- _Your instructions_
Please transcribe exactly, and only, the lines of the data below between the line holding "w.d.vy[b] = fw[o + FB_VY];" and the line holding "w.lds = lds;", inclusive.

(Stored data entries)
:::

struct U4 { uint32_t x, y, z, w; };
HK_DEV U4 philox(uint64_t seed, uint32_t c0, uint32_t c1, uint32_t c2, uint32_t c3) {
  uint32_t k0 = (uint32_t)seed, k1 = (uint32_t)(seed >> 32);
  U4 c = {c0, c1, c2, c3};
#pragma unroll
  for (int r = 0; r < 10; ++r) {
    uint32_t hi0 = __umulhi(0xD2511F53u, c.x), lo0 = 0xD2511F53u * c.x;
    uint32_t hi1 = __umulhi(0xCD9E8D57u, c.z), lo1 = 0xCD9E8D57u * c.z;
    U4 n = {hi1 ^ c.y ^ k0, lo1, hi0 ^ c.w ^ k1, lo0};
    c = n;
    k0 += 0x9E3779B9u;
    k1 += 0xBB67AE85u;
  }
  return c;
}
HK_DEV float u01f(uint32_t x) { return (float)(x >> 8) * (1.0f / 16777216.0f); }
HK_DEV double u01d(uint32_t a, uint32_t b) {
  return ((double)(a >> 5) * 67108864.0 + (double)(b >> 6)) / 9007199254740992.0;
}
// ... 69 lines not shown
    const rot q = rot_set(w.d.a[b]);
    w.d.qs[b] = q.s;
    w.d.qc[b] = q.c;
    w.d.c0x[b] = w.d.cx[b];
    w.d.c0y[b] = w.d.cy[b];
    w.d.a0[b] = w.d.a[b];
    w.d.al0[b] = 0.0f;
    w.d.vx[b] = fw[o + FB_VX];
    w.d.vy[b] = fw[o + FB_VY];
    w.d.w[b] = fw[o + FB_W];
    w.d.sleep[b] = fw[o + FB_SLEEP];
    w.d.awake[b] = (awake >> b) & 1;
    w.d.fx[b] = 0.0f;
    w.d.fy[b] = 0.0f;
    w.d.tq[b] = 0.0f;
    w.d.ld[b] = 0.0f;
    w.d.ad[b] = 0.0f;
  }
  w.d.fx[B_PK] = fw[F_PFX];
  w.d.fy[B_PK] = fw[F_PFY];
  w.keep_mode = keep_mode;
  w.vel_ref = vel_ref;
  w.has1 = iw[I_HAS1];
  w.has2 = iw[I_HAS2];
  w.time = iw[I_TIME];
  w.done = iw[I_DONE];
  w.winner = iw[I_WINNER];
  w.max_t = iw[I_MAXT];
  w.n_toi = 0;
  w.overflow = 0;
  w.n_big = 0;
  w.force_big = 0;
#ifdef HK_PHASE_TIMERS
  w.dg_vit_isl = w.dg_vit_toi = w.dg_pit = w.dg_toi_calls = w.dg_nc_max = 0;
#endif
  w.touch = (uint32_t)iw[I_TOUCH];
  w.enabled = (uint32_t)iw[I_ENABLED];
  w.toiflag = w.cisl = w.bisl = 0u;
  w.man = s.man;
  w.ws = s.ws;
  w.n = s.n;
  w.a = a;
  w.lds = lds;
  w.lane = lane;
#ifdef HK_TRACE
  w.trace = nullptr;
#endif
}
HK_DEV void load_arena(Arena &w, const DevState &s, int64_t a, int keep_mode, int vel_ref, float *lds, int lane) {
  float fw[NFF];
  uint32_t pw[NPW];
  int32_t iw[NIF];
#pragma unroll
  for (int k = 0; k < NFF; ++k) fw[k] = F(s, k, a);
  load_ints(s, a, pw, iw);
  unpack_arena(w, fw, iw, a, s, keep_mode, vel_ref, lds, lane);
}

:::

- _Answer section_
    w.d.vy[b] = fw[o + FB_VY];
    w.d.w[b] = fw[o + FB_W];
    w.d.sleep[b] = fw[o + FB_SLEEP];
    w.d.awake[b] = (awake >> b) & 1;
    w.d.fx[b] = 0.0f;
    w.d.fy[b] = 0.0f;
    w.d.tq[b] = 0.0f;
    w.d.ld[b] = 0.0f;
    w.d.ad[b] = 0.0f;
  }
  w.d.fx[B_PK] = fw[F_PFX];
  w.d.fy[B_PK] = fw[F_PFY];
  w.keep_mode = keep_mode;
  w.vel_ref = vel_ref;
  w.has1 = iw[I_HAS1];
  w.has2 = iw[I_HAS2];
  w.time = iw[I_TIME];
  w.done = iw[I_DONE];
  w.winner = iw[I_WINNER];
  w.max_t = iw[I_MAXT];
  w.n_toi = 0;
  w.overflow = 0;
  w.n_big = 0;
  w.force_big = 0;
#ifdef HK_PHASE_TIMERS
  w.dg_vit_isl = w.dg_vit_toi = w.dg_pit = w.dg_toi_calls = w.dg_nc_max = 0;
#endif
  w.touch = (uint32_t)iw[I_TOUCH];
  w.enabled = (uint32_t)iw[I_ENABLED];
  w.toiflag = w.cisl = w.bisl = 0u;
  w.man = s.man;
  w.ws = s.ws;
  w.n = s.n;
  w.a = a;
  w.lds = lds;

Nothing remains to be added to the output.